• **Dataset**:
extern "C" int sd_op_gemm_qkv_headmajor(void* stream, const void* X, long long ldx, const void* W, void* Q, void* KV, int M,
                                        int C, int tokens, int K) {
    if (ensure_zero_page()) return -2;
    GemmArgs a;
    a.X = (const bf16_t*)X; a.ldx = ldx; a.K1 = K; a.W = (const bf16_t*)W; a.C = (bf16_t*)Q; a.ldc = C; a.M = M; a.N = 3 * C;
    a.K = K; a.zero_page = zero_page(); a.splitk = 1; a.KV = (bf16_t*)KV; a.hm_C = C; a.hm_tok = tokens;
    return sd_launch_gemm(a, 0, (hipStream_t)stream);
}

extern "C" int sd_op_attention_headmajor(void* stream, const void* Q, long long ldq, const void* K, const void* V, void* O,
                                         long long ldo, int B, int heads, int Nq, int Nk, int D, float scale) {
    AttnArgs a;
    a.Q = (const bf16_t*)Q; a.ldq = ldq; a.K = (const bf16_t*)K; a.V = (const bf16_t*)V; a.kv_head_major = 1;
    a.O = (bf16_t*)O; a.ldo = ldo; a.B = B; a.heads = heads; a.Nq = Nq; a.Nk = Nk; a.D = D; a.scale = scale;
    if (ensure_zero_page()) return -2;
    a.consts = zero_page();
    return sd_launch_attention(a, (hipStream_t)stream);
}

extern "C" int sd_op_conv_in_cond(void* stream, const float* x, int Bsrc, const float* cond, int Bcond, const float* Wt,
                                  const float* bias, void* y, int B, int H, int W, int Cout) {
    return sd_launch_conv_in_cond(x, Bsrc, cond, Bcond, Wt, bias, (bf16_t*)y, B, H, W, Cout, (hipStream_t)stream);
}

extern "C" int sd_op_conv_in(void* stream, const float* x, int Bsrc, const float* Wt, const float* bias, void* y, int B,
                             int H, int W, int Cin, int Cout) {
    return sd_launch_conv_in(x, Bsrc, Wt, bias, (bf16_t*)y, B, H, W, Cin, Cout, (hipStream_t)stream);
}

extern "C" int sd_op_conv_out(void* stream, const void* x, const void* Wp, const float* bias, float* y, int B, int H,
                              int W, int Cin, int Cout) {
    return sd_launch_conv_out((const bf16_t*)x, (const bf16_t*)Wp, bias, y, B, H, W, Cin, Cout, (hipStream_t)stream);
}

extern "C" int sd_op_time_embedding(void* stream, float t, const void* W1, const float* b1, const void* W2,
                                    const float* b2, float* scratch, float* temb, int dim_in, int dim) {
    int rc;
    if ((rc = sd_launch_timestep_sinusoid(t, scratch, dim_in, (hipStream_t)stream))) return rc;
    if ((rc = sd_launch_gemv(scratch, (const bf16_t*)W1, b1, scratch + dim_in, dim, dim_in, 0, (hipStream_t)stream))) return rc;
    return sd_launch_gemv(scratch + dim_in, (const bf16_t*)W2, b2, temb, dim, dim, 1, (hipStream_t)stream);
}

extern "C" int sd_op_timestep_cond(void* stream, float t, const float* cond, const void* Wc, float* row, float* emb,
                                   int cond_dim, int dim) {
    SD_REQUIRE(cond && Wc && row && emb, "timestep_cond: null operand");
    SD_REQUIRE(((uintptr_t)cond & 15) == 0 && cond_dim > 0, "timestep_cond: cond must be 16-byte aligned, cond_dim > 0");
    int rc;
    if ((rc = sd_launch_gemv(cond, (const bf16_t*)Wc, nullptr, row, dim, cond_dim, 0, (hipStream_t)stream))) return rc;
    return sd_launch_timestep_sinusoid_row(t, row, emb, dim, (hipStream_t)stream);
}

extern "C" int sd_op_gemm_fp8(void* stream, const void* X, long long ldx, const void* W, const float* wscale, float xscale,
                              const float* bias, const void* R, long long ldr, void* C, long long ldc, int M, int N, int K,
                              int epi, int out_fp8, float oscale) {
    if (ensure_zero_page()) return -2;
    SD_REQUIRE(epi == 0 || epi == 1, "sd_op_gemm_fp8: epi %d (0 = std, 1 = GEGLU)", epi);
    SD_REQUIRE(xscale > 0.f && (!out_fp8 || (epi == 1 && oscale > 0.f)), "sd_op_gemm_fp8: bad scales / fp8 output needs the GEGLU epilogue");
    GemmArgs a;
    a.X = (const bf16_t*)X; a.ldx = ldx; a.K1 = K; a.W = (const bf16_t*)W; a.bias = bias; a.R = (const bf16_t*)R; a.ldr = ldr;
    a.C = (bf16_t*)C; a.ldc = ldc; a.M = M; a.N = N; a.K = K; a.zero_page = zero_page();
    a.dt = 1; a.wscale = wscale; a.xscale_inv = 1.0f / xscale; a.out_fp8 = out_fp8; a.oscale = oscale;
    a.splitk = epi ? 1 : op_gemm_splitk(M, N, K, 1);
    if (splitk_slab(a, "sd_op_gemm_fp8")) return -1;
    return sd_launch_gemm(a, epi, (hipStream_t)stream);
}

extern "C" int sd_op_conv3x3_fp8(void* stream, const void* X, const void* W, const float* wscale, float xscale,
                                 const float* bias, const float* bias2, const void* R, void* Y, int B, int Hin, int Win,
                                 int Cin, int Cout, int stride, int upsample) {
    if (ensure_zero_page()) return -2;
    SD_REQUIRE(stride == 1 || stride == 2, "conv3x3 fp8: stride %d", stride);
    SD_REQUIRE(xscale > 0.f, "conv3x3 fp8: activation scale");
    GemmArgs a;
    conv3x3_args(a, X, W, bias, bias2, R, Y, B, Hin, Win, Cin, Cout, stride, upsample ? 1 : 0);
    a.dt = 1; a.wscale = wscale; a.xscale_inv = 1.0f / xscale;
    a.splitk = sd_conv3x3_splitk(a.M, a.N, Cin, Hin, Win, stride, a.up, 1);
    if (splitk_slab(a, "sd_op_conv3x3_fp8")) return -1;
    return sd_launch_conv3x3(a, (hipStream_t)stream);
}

• **Your goal**:
For every line of the listing above that contains "temb", add one, and report the final tally with no other words.

• **Solution to the exercise**:
2